[[ Provided information, beginning ]]

hipError_t nd_prefit(splpak_plan *p, hipStream_t st, void *user)
{
    NdState *s = static_cast<NdState *>(user);
    s->tail_pending = false;
    if (s->sch.staged_init && !s->dist) return hipSuccess;
    if (!s->str.sU || !s->ev.evPre || splpak::opt_get("SPLPAK_ND_NO_EARLY_CLEAR")) return hipSuccess;
    long long head = 0;
    if (p->gscratch == s->factor) head = p->gscratch_doubles < s->factor_doubles ? p->gscratch_doubles : s->factor_doubles;
    else if (p->gscratch >= s->factor && p->gscratch < s->factor + s->factor_doubles) return hipSuccess;
    if (head >= s->factor_doubles) return hipSuccess;
    hipError_t e = hipEventRecord(s->ev.evPre, st);
    if (e == hipSuccess) e = hipStreamWaitEvent(s->str.sU, s->ev.evPre, 0);
    const int clear_wgs = splpak::opt_get("SPLPAK_ND_CLEAR_WGS") ? atoi(splpak::opt_get("SPLPAK_ND_CLEAR_WGS")) : 128;
    if (e == hipSuccess) {
        if (clear_wgs > 0) {
            launch_clear(clear_wgs, s->factor + head, s->factor_doubles - head, s->str.sU);
            e = hipGetLastError();
        } else
            e = hipMemsetAsync(s->factor + head, 0, sizeof(double) * (size_t)(s->factor_doubles - head), s->str.sU);
// ... 8 lines not shown
hipError_t nd_assemble(splpak_plan *p, hipStream_t st, void *user)
{
    NdState *s = static_cast<NdState *>(user);
    hipError_t e = hipSuccess;
    if (s->sch.staged_init && !s->dist) {
        if (!s->sch.istarts.empty())
            for (int x : s->sch.istarts[0]) launch_init(s, p->g, p->nst, s->fac.init.l[(size_t)x][0], st);
        return hipGetLastError();
    }
    if (s->tail_pending) {
        if (s->head_doubles > 0) e = hipMemsetAsync(s->factor, 0, sizeof(double) * (size_t)s->head_doubles, st);
        if (e == hipSuccess) e = hipStreamWaitEvent(st, s->ev.evTail, 0);
        s->tail_pending = false;
    } else
        e = hipMemsetAsync(s->factor, 0, sizeof(double) * (size_t)s->factor_doubles, st);
    if (e != hipSuccess) return e;
    launch_assemble(s, p->g, p->nst, st);
    return hipGetLastError();
}

namespace {

struct FactorRun {
    splpak_plan *p;
    NdState *s;
    hipStream_t st, sP, sU, sR;
    int *info_dev;
    double *minpiv_dev;
    CholStats *stats;
    bool timing;
    int pin_rounds;
    int qnext = 0;
    int la_evt = -1;
    bool joined = false, comm_failed = false;
    void syrk(const JobTable<SyrkJob> &tab, const Launch &l, hipStream_t q, bool schur, bool pinned) { launch_syrk(s, tab, l, q, stats, timing, schur, pinned, qnext); }
    void begin();
    void dist_join();
    void potrf_step(const Launch &lp, int k, hipStream_t sC, bool reserved, hipEvent_t after);
    void stage_prep(int i);
    void chain_step(int stg, int k, bool pinned, bool pin_potrf, int prep);
    void root_stage(int stg);
    void run_stage(int i);
    hipError_t end();
};

void hop(hipEvent_t e, hipStream_t from, hipStream_t to) { (void)hipEventRecord(e, from); (void)hipStreamWaitEvent(to, e, 0); }

void zero_block(NdState *s, int x, hipStream_t q) { launch_zero(s->fac.zero, s->fac.zero.l[(size_t)x][0], q); }

void ensure_events(NdState *s, int steps)
{
    for (auto *v : {&s->ev.evT, &s->ev.evI, &s->ev.evW})
        while ((int)v->size() < steps) v->push_back(nd_event(s));
}

void FactorRun::begin()
{
    NdTree &t = s->t;
    if (timing) {
        if (!s->ev.f0) { s->ev.f0 = nd_event(s, true); s->ev.f1 = nd_event(s, true); }
        (void)hipEventRecord(s->ev.f0, st);
    }
    if (s->used && s->ev.evDone) (void)hipStreamWaitEvent(st, s->ev.evDone, 0);
    if (s->zlast_valid) (void)hipStreamWaitEvent(st, s->ev.evZlast, 0);
    if (!s->s_clean && !s->sch.sc.st.empty())
        for (int x : s->sch.starts[0]) zero_block(s, x, st);
    s->s_clean = false;
    if (s->queues) (void)hipMemsetAsync(s->queues, 0, sizeof(int) * ND_QSTRIDE * (size_t)s->nqueues, st);
// ... 46 lines not shown
void FactorRun::potrf_step(const Launch &lp, int k, hipStream_t sC, bool reserved, hipEvent_t after)
{
    if (!reserved) { launch_potrf(s, s->fac.potrf, lp, sC, info_dev, minpiv_dev); return; }
    if (after) (void)hipStreamWaitEvent(sR, after, 0);
    else hop(s->ev.evR0, sC, sR);
    launch_potrf(s, s->fac.potrf, lp, sR, info_dev, minpiv_dev);
    hop(s->ev.evI[(size_t)k], sR, sC);
}

void FactorRun::stage_prep(int i)
{
    for (int x : s->sch.starts[(size_t)i]) zero_block(s, x, sU);
    if (s->sch.staged_init && !s->dist)
        for (int x : s->sch.istarts[(size_t)i]) {
            launch_init(s, p->g, p->nst, s->fac.init.l[(size_t)x][0], sU);
            if (s->sch.sc.st[(size_t)x].dep < 0 && sU != sP) (void)hipEventRecord(s->ev.evP[(size_t)x], sU);
        }
}

void FactorRun::chain_step(int stg, int k, bool pinned, bool pin_potrf, int prep)
{
    FactorTables &F = s->fac;
    const size_t S = (size_t)stg, K = (size_t)k;
    hipStream_t sC = sP;
    const Launch &ls = F.schur.l[S][K], &lf0 = F.fin[0].l[S][K], &lf1 = F.fin[1].l[S][K];
    const bool ahead = pinned && k > 0 && la_evt == k - 1;
    potrf_step(F.potrf.l[S][K], k, sC, pinned && (pin_potrf || ahead), ahead ? s->ev.evW[(size_t)(k - 1)] : nullptr);
    launch_trsm(F.trsm, F.trsm.l[S][K], sC);
    if (prep >= 0) {
        hop(s->ev.evU, sC, sU);
        stage_prep(prep);
    }
    if ((ls.count || lf0.count || lf1.count) && sU != sC) hop(s->ev.evT[K], sC, sU);
    syrk(F.upd, F.upd.l[S][K], sC, false, pinned);
    if (s->sch.chain_la[S] && F.updr.l[S][K].count) {
        if (pinned) {
            (void)hipEventRecord(s->ev.evW[K], sC);
            la_evt = k;
        }
        syrk(F.updr, F.updr.l[S][K], sC, false, pinned);
    }
    syrk(F.updo, F.updo.l[S][K], sC, false, pinned);
    syrk(F.schur, ls, sU, true, pinned);
    syrk(F.fin[0], lf0, sU, true, pinned);
    syrk(F.fin[1], lf1, sU, true, pinned);
}

void FactorRun::root_stage(int stg)
{
    FactorTables &F = s->fac;
    const size_t S = (size_t)stg;
    const int steps = (int)F.potrf.l[S].size();
    ensure_events(s, steps);
    const bool pinned = sR != nullptr && s->nres > 0 && steps > 0 && (int)F.potrf.l[S][0].grid <= pin_rounds * s->nres;
    const bool la = s->sch.lookahead[S] != 0, la2 = s->sch.lookahead[S] == 2;
    for (int k = 0; k < steps; ++k) {
        if (!la) { chain_step(stg, k, pinned, true, -1); continue; }
        const size_t K = (size_t)k;
        const Launch &ltb = F.trsmb.l[S][K], &lur = F.updr.l[S][K];
        potrf_step(F.potrf.l[S][K], k, sP, pinned, nullptr);
        if (ltb.count) {
            if (sU != sP) {
                if (!pinned) (void)hipEventRecord(s->ev.evI[K], sP);
                (void)hipStreamWaitEvent(sU, s->ev.evI[K], 0);
            }
            launch_trsm(F.trsmb, ltb, sU);
        }
        if (!la2 && k > 0 && sU != sP) (void)hipStreamWaitEvent(sP, s->ev.evW[K - 1], 0);
        launch_trsm(F.trsm, F.trsm.l[S][K], sP);
        if (lur.count && sU != sP) hop(s->ev.evT[K], sP, sU);
        if (la2 && k > 0 && sU != sP) (void)hipStreamWaitEvent(sP, s->ev.evW[K - 1], 0);
        syrk(F.upd, F.upd.l[S][K], sP, false, pinned);
        syrk(F.updr, lur, sU, false, pinned);
        if (sU != sP) (void)hipEventRecord(s->ev.evW[K], sU);
    }
    if (sU != sP) hop(s->ev.evU, sU, sP);
}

[[ Provided information, end ]]

The lines above that hold "user" are the result; show every one of them.

hipError_t nd_prefit(splpak_plan *p, hipStream_t st, void *user)
    NdState *s = static_cast<NdState *>(user);
hipError_t nd_assemble(splpak_plan *p, hipStream_t st, void *user)
    NdState *s = static_cast<NdState *>(user);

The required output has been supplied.